Gempa Afghanistan Tewaskan 1.150 Orang, Termasuk 155 Anak
Pemerintah Taliban menyebutkan bahwa sebanyak 1.150 orang tewas, termasuk 155 anak, akibat gempa bumi yang mengguncang Afghanistan minggu lalu.
Penulis: Rica Agustina
Editor: Wahyu Gilang Putranto
TRIBUNNEWS.COM - Pemerintah Taliban menyebut total korban akibat gempa bumi berkekuatan magnitudo (M) 6,1 yang mengguncang Afghanistan, Rabu (22/6/2022) dan gempa susulan M 4,3 pada Jumat (24/6/2022) mencapai lebih dari 1.000 orang.
Dikutip dari The Associated Press, sebanyak 1.150 orang dilaporkan tewas, termasuk 155 anak, dan ratusan orang terluka.
Sementara PBB telah menyebutkan perkiraan yang berbeda, yakni 770 orang yang tewas, tetapi memperingatkan angka itu masih bisa meningkat.
Organisasi koordinasi kemanusiaan PBB, OCHA, mengatakan pada hari Minggu, 250 anak terluka dalam gempa yang melanda desa-desa pegunungan di Provinsi Paktika dan Khost dekat perbatasan negara itu dengan Pakistan, meratakan rumah dan memicu tanah longsor.

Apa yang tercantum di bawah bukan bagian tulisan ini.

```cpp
extern "C" int pm_loss_scale_update(float* state, const float* stats, float* hyper, int n_groups, float growth_factor,
                                    float backoff_factor, int growth_interval, void* stream) {
  if (!state || !stats || !hyper) return PM_EINVAL;
  if (n_groups <= 0 || growth_interval <= 0 || !(growth_factor >= 1.f) || !(backoff_factor > 0.f && backoff_factor <= 1.f)) return PM_ESHAPE;
  hipLaunchKernelGGL(loss_scale_update_kernel, dim3(1), dim3(64), 0, pm_stream(stream), state, stats, hyper, n_groups,
                     growth_factor, backoff_factor, growth_interval);
  return pm_check_launch();
}

extern "C" int pm_grad_stats(const float* g, long n, float* out, void* stream) {
  if (!g || !out) return PM_EINVAL;
  if (n <= 0) return PM_ESHAPE;
  if ((uintptr_t)g & 15) return PM_EALIGN;
  hipLaunchKernelGGL(grad_stats_kernel, dim3(cap_grid(n >> 2, 256, 1024)), dim3(256), 0, pm_stream(stream), g, n, out);
  return pm_check_launch();
}

extern "C" const char* pm_strerror(int status) {
  switch (status) {
    case PM_OK: return "ok";
    case PM_EINVAL: return "invalid argument (null pointer / unknown dtype or epilogue)";
    case PM_ESHAPE: return "unsupported shape";
    case PM_EARCH: return "no gfx950 device";
    case PM_ELAUNCH: return "kernel launch failed";
    case PM_EALIGN: return "pointer / leading dimension not 16-byte aligned";
    default: return "unknown status";
  }
}

extern "C" int pm_abi_version(void) { return 16; }

extern "C" size_t pm_workspace_bytes(int kind, int M, int N) {
  if (M <= 0 || N <= 0) return 0;
  switch (kind) {
    case PM_WS_LAYERNORM_BWD: {
      long g = (M + 3) / 4;
      if (g > 1024) g = 1024;
      if (g < 64) g = 64;
      return (size_t)g * 3 * N * sizeof(float);
    }
    case PM_WS_COLSUM: return (size_t)cap_grid(M, 64, 128) * N * sizeof(float);
    case PM_WS_UNSHUFFLE_BWD: return (size_t)1024 * N * sizeof(float);
    default: return 0;
  }
}
```

ssl4polyp_amd/optim.py:

```python
from __future__ import annotations

from typing import Dict, Iterable, List, Optional

import contextlib

import torch

from . import _lib
from .engine import _ptr, _stream


def add_weight_decay(model, weight_decay=1e-5, skip_list=()):
    decay, no_decay = [], []
    for name, param in model.named_parameters():
        if not param.requires_grad:
            continue
        if len(param.shape) == 1 or name.endswith(".bias") or name in skip_list:
            no_decay.append(param)
        else:
            decay.append(param)
    return [{"params": no_decay, "weight_decay": 0.0}, {"params": decay, "weight_decay": weight_decay}]
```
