# haowenz/chromap

Measured on NVIDIA H100. Metric: paired-end reads mapped/sec (hg38-scale, 2x50bp), higher is better.
Workload: dtype u64

## Files before the change

chromap_b200/csrc/cta_pair_candidates.cuh:

```cuda
#pragma once
#include "pipeline_kernels.cuh"

__device__ __forceinline__ int cta_scan_add(int v, int *s_warp, int *total) {
  const int NT = blockDim.x;
  const int lane = threadIdx.x & 31, wid = threadIdx.x >> 5;
  int x = v;
#pragma unroll
  for (int o = 1; o < 32; o <<= 1) { const int y = __shfl_up_sync(0xffffffffu, x, o); if (lane >= o) x += y; }
  if (lane == 31) s_warp[wid] = x;
  __syncthreads();
  int base = 0, tot = 0;
for (int i = 0; i < (NT >> 5); ++i) { const int w = s_warp[i]; if (i < wid) base += w; tot += w; }
  __syncthreads();
  *total = tot;
  return base + x - v;
}
__device__ __forceinline__ int cta_scan_max(int v, int *s_warp, int *total) {
  const int NT = blockDim.x;
  const int lane = threadIdx.x & 31, wid = threadIdx.x >> 5;
  int x = v;
#pragma unroll
  for (int o = 1; o < 32; o <<= 1) { const int y = __shfl_up_sync(0xffffffffu, x, o); if (lane >= o) x = max(x, y); }
  if (lane == 31) s_warp[wid] = x;
  __syncthreads();
// ... 96 lines not shown
  for (int i = a0; i < a1; ++i) {
    const u8 f = f1[i];
    if (f == 1) run = max(run, (int)c1[i]);
    else if (f == 2) { if ((int)c1[i] >= run) ++nq1; else f1[i] = 0; }
  }
  int run2 = max(6, pm2), nq2 = 0;
  for (int j = b0; j < b1; ++j) {
    const u8 f = f2[j];
    if (f == 1) run2 = max(run2, (int)c2[j]);
    else if (f == 2) { if ((int)c2[j] >= run2) ++nq2; else f2[j] = 0; }
  }
  int totq;
  const int pq = cta_scan_add(nq1 | (nq2 << 16), s_warp, &totq);
  int paired_before = pp & 0xffff, qual_before = pq & 0xffff;
  for (int i = a0; i < a1; ++i) {
    const u8 f = f1[i];
    if (f == 1) { const int at = paired_before + min(qual_before, 5); o1p[at] = p1[i]; o1c[at] = c1[i]; ++paired_before; }
    else if (f == 2) { if (qual_before < 5) { const int at = paired_before + qual_before; o1p[at] = p1[i]; o1c[at] = c1[i]; } ++qual_before; }
  }
  paired_before = pp >> 16; qual_before = pq >> 16;
  for (int j = b0; j < b1; ++j) {
    const u8 f = f2[j];
    if (f == 1) { const int at = paired_before + min(qual_before, 5); o2p[at] = p2[j]; o2c[at] = c2[j]; ++paired_before; }
    else if (f == 2) { if (qual_before < 5) { const int at = paired_before + qual_before; o2p[at] = p2[j]; o2c[at] = c2[j]; } ++qual_before; }
  }
  *na = (tot & 0xffff) + min(totq & 0xffff, 5);
  *nb = (tot >> 16) + min(totq >> 16, 5);
  __syncthreads();
}
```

OCHA menambahkan sebagian besar anak-anak meninggal di distrik Gayan di Paktika yang dilanda bencana, yang masih berupa reruntuhan, beberapa hari setelah bencana.
Gempa itu juga menyebabkan sekitar 65 anak menjadi yatim piatu atau tidak mempunyai wali.
Bahkan ketika makanan, obat-obatan dan bantuan internasional lainnya yang sangat dibutuhkan telah mengalir ke provinsi-provinsi di jalan-jalan tanah yang berbahaya, keputusasaan tumbuh di antara para penyintas yang baru saja kehilangan tempat tinggal.
Banyak penduduk desa yang telah kehilangan segalanya.
Di Gayan yang porak-poranda, penduduk desa bergulat dengan akibat bencana alam itu.
Ketika gempa minggu lalu menghancurkan rumahnya dan orang-orang di sekitarnya, Abdullah mencoba menembus puing-puing dan menyelamatkan anak-anaknya.
Selama berjam-jam, dia meminta bantuan, berteriak dari bawah tumpukan lumpur yang dalam.
Ketika dia dan tetangganya akhirnya membersihkan puing-puing, dia menemukan pemandangan yang mengerikan, yakni mayat 12 anggota keluarga, termasuk putra dan putrinya, tergeletak di puing-puing. Empat kerabat lainnya terluka.
"Apa yang terjadi malam itu sangat sulit untuk dijelaskan dengan kata-kata," kata petani dan guru berusia 65 tahun itu.
"Semuanya ada di bawah tanah sekarang. Kami baru saja menguburkan mayat-mayat itu," tambahnya.